> **Your instructions**: Reproduce exactly, from the data that follows, the line with "loader for readout", the line with "case LD_AFFINE2: return", and every line that lies between them.

> **Task input**:
template <typename T>
static int launch_nn_d(const GemmNN& g, hipStream_t s) {
    if (g.K % TT<T>::KC != 0) return dwn_set_error(-2, "gemm_nn: K must be a multiple of the 16-byte vector");
    if (g.epi == EPI_READOUT) {
        if (g.a_kind == LD_BNACT) return launch_nn_t<T, LD_BNACT, EPI_READOUT>(g, s);
        if (g.a_kind == LD_PLAIN) return launch_nn_t<T, LD_PLAIN, EPI_READOUT>(g, s);
        return dwn_set_error(-3, "gemm_nn: unsupported loader for readout epilogue");
    }
    if (g.N % TT<T>::KC != 0) return dwn_set_error(-2, "gemm_nn: N must be a multiple of the 16-byte vector");
    if (g.epi == EPI_DG) {
        if (g.s3 || g.t3) return dwn_set_error(-3, "gemm_nn: the dg epilogue reads the activated z3; s3/t3 must be NULL");
        if (g.a_kind == LD_PLAIN && g.groups == 1) return launch_nn_t<T, LD_PLAIN, EPI_DG>(g, s);
        return dwn_set_error(-3, "gemm_nn: unsupported loader for dg epilogue");
    }
    if (g.epi == EPI_DH3) {
        if (g.a_kind != LD_PLAIN || g.groups != 1 || !g.y3 || !g.gate3 || !g.dps3 || !g.coef3 || g.rows_per_sample <= 0)
            return dwn_set_error(-3, "gemm_nn: the dh3 epilogue needs a plain loader, groups == 1, y3, gate3, dps3, coef3, rows_per_sample");
        return launch_nn_t<T, LD_PLAIN, EPI_DH3>(g, s);
    }
    if (g.epi == EPI_STORE_CAT) {
        if (g.a_kind != LD_PLAIN || g.groups != 1 || g.K1 <= 0 || g.K1 % TT<T>::KC || !g.a2 || !g.bias)
            return dwn_set_error(-3, "gemm_nn: K-concat epilogue needs a plain loader, groups == 1, a2, bias and K1 % vector == 0");
        return launch_nn_t<T, LD_PLAIN, EPI_STORE_CAT>(g, s);
    }
    switch (g.a_kind) {
        case LD_PLAIN: return launch_nn_t<T, LD_PLAIN, EPI_STORE>(g, s);
        case LD_PE: return launch_nn_t<T, LD_PE, EPI_STORE>(g, s);
        case LD_BNACT: return launch_nn_t<T, LD_BNACT, EPI_STORE>(g, s);
        case LD_AFFINE2: return launch_nn_t<T, LD_AFFINE2, EPI_STORE>(g, s);
        case LD_GATE: return launch_nn_t<T, LD_GATE, EPI_STORE>(g, s);
    }
    return dwn_set_error(-3, "gemm_nn: unsupported loader kind");
}

int launch_gemm_nn(const GemmNN& g, int dtype, hipStream_t s) {
    if (g.M <= 0 || g.N <= 0 || g.K <= 0) return 0;
    if (g.b_sample_stride) {
        const int bk = dtype == DWN_BF16 ? 64 : 32;
        if (g.b_rows_per_sample <= 0 || g.b_rows_per_sample % 128 || g.groups != 1 || g.K <= bk)
            return dwn_set_error(-2, "gemm_nn: per-sample weights need b_rows_per_sample % 128 == 0, groups == 1, K > one k-tile");
    }
    if (gemm_nn_kd_eligible(g, dtype)) return launch_gemm_nn_kd(g, s);
    if (gemm_nn_xl_eligible(g, dtype)) return launch_gemm_nn_xl(g, s);
    return dtype == DWN_BF16 ? launch_nn_d<bf16_t>(g, s) : launch_nn_d<float>(g, s);
}

#ifndef TN_MINW_PLAIN
#define TN_MINW_PLAIN 3
#endif
template <typename T> static __device__ __forceinline__ uint4 ones_vec();
template <> __device__ __forceinline__ uint4 ones_vec<bf16_t>() { return make_uint4(0x3F803F80u, 0x3F803F80u, 0x3F803F80u, 0x3F803F80u); }
template <> __device__ __forceinline__ uint4 ones_vec<float>() { return make_uint4(0x3F800000u, 0x3F800000u, 0x3F800000u, 0x3F800000u); }
template <typename T> struct TnCfg;
template <> struct TnCfg<bf16_t> { static constexpr int PAD = 32; };
template <> struct TnCfg<float>  { static constexpr int PAD = 64; };

template <int PLD, int QLD> struct TnOcc {
    static constexpr int value = (PLD == LD_AFFINE2 || PLD == LD_DY3 || QLD == LD_AFFINE2 || QLD == LD_DY3) ? 2 : TN_MINW_PLAIN;
};
template <typename T, int PLD, int QLD>
__global__ __launch_bounds__(256, (TnOcc<PLD, QLD>::value)) void gemm_tn_kernel(const GemmTN g) {
    constexpr int KC = TT<T>::KC;
    constexpr int BR = 128, BC = 128, BMK = TT<T>::IS_BF16 ? 64 : 32;
    constexpr int RS = BR * (int)sizeof(T) + TnCfg<T>::PAD;
    constexpr int CPR = BR / KC;
    constexpr int NCH = BMK * CPR / 256;
    __shared__ __attribute__((aligned(16))) unsigned char smem[2 * BMK * RS];
    unsigned char* sP = smem;
    unsigned char* sQ = smem + BMK * RS;

    const int tid = threadIdx.x;
    const int ntc = (g.Cc + BC - 1) / BC;
    int tile_id = blockIdx.x, split_id = blockIdx.y;
    {
        const unsigned total = gridDim.x * gridDim.y, bid = blockIdx.x + gridDim.x * blockIdx.y;
        if ((total & 7u) == 0u) {
            const unsigned lid = (bid & 7u) * (total >> 3) + (bid >> 3);
            tile_id = (int)(lid % gridDim.x);
            split_id = (int)(lid / gridDim.x);
        }
    }
    const int rt = tile_id / ntc, ct = tile_id % ntc;
    const int r0 = rt * BR, c0 = ct * BC;
    const int grp = blockIdx.z;
    const int Rl = g.R_load > 0 ? g.R_load : g.R;
    const int pcol0 = grp * Rl, qcol0 = grp * g.Cc;
    i64 mbeg = (i64)split_id * g.rows_per_split;
    i64 mend = mbeg + g.rows_per_split;
    if (mend > g.M) mend = g.M;
    i64 dw_off = 0;
    if (g.rows_per_sample > 0) {
        const int b = split_id / g.splits_per_sample, j = split_id % g.splits_per_sample;
        mbeg = (i64)b * g.rows_per_sample + (i64)j * g.rows_per_split;
        mend = mbeg + g.rows_per_split;
        const i64 send = (i64)(b + 1) * g.rows_per_sample;
        if (mend > send) mend = send;
        dw_off = (i64)b * g.dw_sample_stride;
    }

    const int wave = tid >> 6, lane = tid & 63;
    const int wm = wave >> 1, wn = wave & 1;
    const int lr = lane & 15, lg = lane >> 4;

    f32x4_t acc[4][4];
#pragma unroll
    for (int i = 0; i < 4; ++i)
#pragma unroll
        for (int j = 0; j < 4; ++j) acc[i][j] = f32x4_t{0.f, 0.f, 0.f, 0.f};

    uint4 p1[NCH], p2[NCH], q1[NCH], q2[NCH];
    i64 ld_mb = 0;
    const int chq = tid % CPR;
    const int rcol = r0 + chq * KC, ccol = c0 + chq * KC;
    const bool rok = rcol < Rl, cok = ccol < g.Cc;
    ColCoef<(PLD == LD_PE || PLD == LD_CAT1) ? LD_PLAIN : PLD, T> cfp;
    ColCoef<QLD == LD_PE ? LD_PLAIN : QLD, T> cfq;
    if (rok) cfp.load(g.p, pcol0 + rcol);
    if (cok) cfq.load(g.q, qcol0 + ccol);
    const T* Pp = reinterpret_cast<const T*>(g.p.p);
    const T* Pq = reinterpret_cast<const T*>(g.p.q);
    const T* Qp = reinterpret_cast<const T*>(g.q.p);
    const T* Qq = reinterpret_cast<const T*>(g.q.q);
    i64 pld = g.p.ld;
    int pcol = pcol0 + rcol;
    [[maybe_unused]] bool p_ones = false;
    if constexpr (PLD == LD_CAT1) {
        if (rcol >= g.p.cat_c1 + g.p.cat_c2) p_ones = true;
        else if (rcol >= g.p.cat_c1) { Pp = Pq; pld = g.p.ld2; pcol = rcol - g.p.cat_c1; }
    }
    auto load_tiles = [&](i64 mb) {
        ld_mb = mb;
#pragma unroll
        for (int i = 0; i < NCH; ++i) {
            i64 m = mb + tid / CPR + (256 / CPR) * i;
            const bool mok = m < mend;
            i64 offp = (mok && rok) ? m * pld + pcol : 0;
            if constexpr (PLD == LD_CAT1) { if (p_ones) offp = 0; }
            const i64 offq = (mok && cok) ? m * g.q.ld + qcol0 + ccol : 0;
            if constexpr (PLD != LD_PE) {
                p1[i] = *reinterpret_cast<const uint4*>(Pp + offp);
                if constexpr (decltype(cfp)::two_tensors) p2[i] = *reinterpret_cast<const uint4*>(Pq + offp);
            } else {
                p1[i] = (mok && rok) ? load_op_packed<LD_PE, T>(g.p, m, pcol0 + rcol) : make_uint4(0, 0, 0, 0);
            }
            if constexpr (QLD != LD_PE) {
                q1[i] = *reinterpret_cast<const uint4*>(Qp + offq);
                if constexpr (decltype(cfq)::two_tensors) q2[i] = *reinterpret_cast<const uint4*>(Qq + offq);
            } else {
                q1[i] = (mok && cok) ? load_op_packed<LD_PE, T>(g.q, m, qcol0 + ccol) : make_uint4(0, 0, 0, 0);
            }
        }
    };
    auto store_tiles = [&]() {
        const uint4 z4 = make_uint4(0, 0, 0, 0);
#pragma unroll
        for (int i = 0; i < NCH; ++i) {
            int mrow = tid / CPR + (256 / CPR) * i;
            const i64 m = ld_mb + mrow;
            const bool mok = m < mend;
            uint4 vp, vq;
            if constexpr (PLD == LD_PE) vp = p1[i];
            else if constexpr (PLD == LD_CAT1) vp = !(mok && rok) ? z4 : p_ones ? ones_vec<T>() : p1[i];
            else if constexpr (decltype(cfp)::two_tensors) vp = (mok && rok) ? cfp.apply(g.p, (unsigned)m, p1[i], p2[i]) : z4;
            else vp = (mok && rok) ? cfp.apply(g.p, (unsigned)m, p1[i], z4) : z4;
            if constexpr (QLD == LD_PE) vq = q1[i];
            else if constexpr (decltype(cfq)::two_tensors) vq = (mok && cok) ? cfq.apply(g.q, (unsigned)m, q1[i], q2[i]) : z4;
            else vq = (mok && cok) ? cfq.apply(g.q, (unsigned)m, q1[i], z4) : z4;
            *reinterpret_cast<uint4*>(sP + mrow * RS + chq * 16) = vp;
            *reinterpret_cast<uint4*>(sQ + mrow * RS + chq * 16) = vq;
        }
    };

    if (mbeg < mend) {
        load_tiles(mbeg);
        store_tiles();
    }
    __syncthreads();
    for (i64 mb = mbeg; mb < mend; mb += BMK) {
        const bool has_next = (mb + BMK) < mend;
        if (has_next) load_tiles(mb + BMK);
        if constexpr (TT<T>::IS_BF16) {
            const int q = lr >> 2, p = lr & 3;
#pragma unroll
            for (int kb = 0; kb < BMK / 32; ++kb) {
                bf16x8_t af[4], bfr[4];
                const int rb = kb * 32 + 8 * lg + q;
#pragma unroll
                for (int i = 0; i < 4; ++i) {
                    int colb = (wm * 64 + i * 16 + 4 * p) * 2;
                    auto lo = __builtin_amdgcn_ds_read_tr16_b64_v4i16(
                        (__attribute__((address_space(3))) s16x4_t*)(sP + rb * RS + colb));
                    auto hi = __builtin_amdgcn_ds_read_tr16_b64_v4i16(
                        (__attribute__((address_space(3))) s16x4_t*)(sP + (rb + 4) * RS + colb));
                    af[i] = bf16x8_t{lo[0], lo[1], lo[2], lo[3], hi[0], hi[1], hi[2], hi[3]};
                }
#pragma unroll
                for (int j = 0; j < 4; ++j) {
                    int colb = (wn * 64 + j * 16 + 4 * p) * 2;
                    auto lo = __builtin_amdgcn_ds_read_tr16_b64_v4i16(
                        (__attribute__((address_space(3))) s16x4_t*)(sQ + rb * RS + colb));
                    auto hi = __builtin_amdgcn_ds_read_tr16_b64_v4i16(
                        (__attribute__((address_space(3))) s16x4_t*)(sQ + (rb + 4) * RS + colb));
                    bfr[j] = bf16x8_t{lo[0], lo[1], lo[2], lo[3], hi[0], hi[1], hi[2], hi[3]};
                }
#pragma unroll
                for (int i = 0; i < 4; ++i)
#pragma unroll
                    for (int j = 0; j < 4; ++j)
                        acc[i][j] = __builtin_amdgcn_mfma_f32_16x16x32_bf16(af[i], bfr[j], acc[i][j], 0, 0, 0);
            }
        } else {
#pragma unroll
            for (int ks = 0; ks < BMK / 4; ++ks) {
                float af[4], bfr[4];
#pragma unroll
                for (int i = 0; i < 4; ++i)
                    af[i] = *reinterpret_cast<const float*>(sP + (ks * 4 + lg) * RS + (wm * 64 + i * 16 + lr) * 4);
#pragma unroll
                for (int j = 0; j < 4; ++j)
                    bfr[j] = *reinterpret_cast<const float*>(sQ + (ks * 4 + lg) * RS + (wn * 64 + j * 16 + lr) * 4);
#pragma unroll
                for (int i = 0; i < 4; ++i)
#pragma unroll
                    for (int j = 0; j < 4; ++j)
                        acc[i][j] = __builtin_amdgcn_mfma_f32_16x16x4f32(af[i], bfr[j], acc[i][j], 0, 0, 0);
            }
        }
        __syncthreads();
        if (has_next) {
            store_tiles();
            __syncthreads();
        }
    }
    if (mbeg >= mend) { DET_EXIT(); return; }
    DET_ENTER();
    float* dw = g.dw + (i64)grp * g.R * g.lddw + dw_off;
#pragma unroll
    for (int i = 0; i < 4; ++i)
#pragma unroll
        for (int j = 0; j < 4; ++j)
#pragma unroll
            for (int r = 0; r < 4; ++r) {
                int rr = r0 + wm * 64 + i * 16 + lg * 4 + r;
                int cc = c0 + wn * 64 + j * 16 + lr;
                if (rr < g.R && cc < g.Cc) {
                    if (g.overwrite == 2) dw[(i64)rr * g.lddw + cc] = acc[i][j][r];
                    else if (g.dw_f64) atomicAdd(reinterpret_cast<double*>(g.dw) + (i64)grp * g.R * g.lddw + dw_off + (i64)rr * g.lddw + cc, (double)acc[i][j][r]);
                    else atomicAdd(dw + (i64)rr * g.lddw + cc, acc[i][j][r]);
                }
            }
    DET_EXIT();
}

> **Written response**:
        return dwn_set_error(-3, "gemm_nn: unsupported loader for readout epilogue");
    }
    if (g.N % TT<T>::KC != 0) return dwn_set_error(-2, "gemm_nn: N must be a multiple of the 16-byte vector");
    if (g.epi == EPI_DG) {
        if (g.s3 || g.t3) return dwn_set_error(-3, "gemm_nn: the dg epilogue reads the activated z3; s3/t3 must be NULL");
        if (g.a_kind == LD_PLAIN && g.groups == 1) return launch_nn_t<T, LD_PLAIN, EPI_DG>(g, s);
        return dwn_set_error(-3, "gemm_nn: unsupported loader for dg epilogue");
    }
    if (g.epi == EPI_DH3) {
        if (g.a_kind != LD_PLAIN || g.groups != 1 || !g.y3 || !g.gate3 || !g.dps3 || !g.coef3 || g.rows_per_sample <= 0)
            return dwn_set_error(-3, "gemm_nn: the dh3 epilogue needs a plain loader, groups == 1, y3, gate3, dps3, coef3, rows_per_sample");
        return launch_nn_t<T, LD_PLAIN, EPI_DH3>(g, s);
    }
    if (g.epi == EPI_STORE_CAT) {
        if (g.a_kind != LD_PLAIN || g.groups != 1 || g.K1 <= 0 || g.K1 % TT<T>::KC || !g.a2 || !g.bias)
            return dwn_set_error(-3, "gemm_nn: K-concat epilogue needs a plain loader, groups == 1, a2, bias and K1 % vector == 0");
        return launch_nn_t<T, LD_PLAIN, EPI_STORE_CAT>(g, s);
    }
    switch (g.a_kind) {
        case LD_PLAIN: return launch_nn_t<T, LD_PLAIN, EPI_STORE>(g, s);
        case LD_PE: return launch_nn_t<T, LD_PE, EPI_STORE>(g, s);
        case LD_BNACT: return launch_nn_t<T, LD_BNACT, EPI_STORE>(g, s);
        case LD_AFFINE2: return launch_nn_t<T, LD_AFFINE2, EPI_STORE>(g, s);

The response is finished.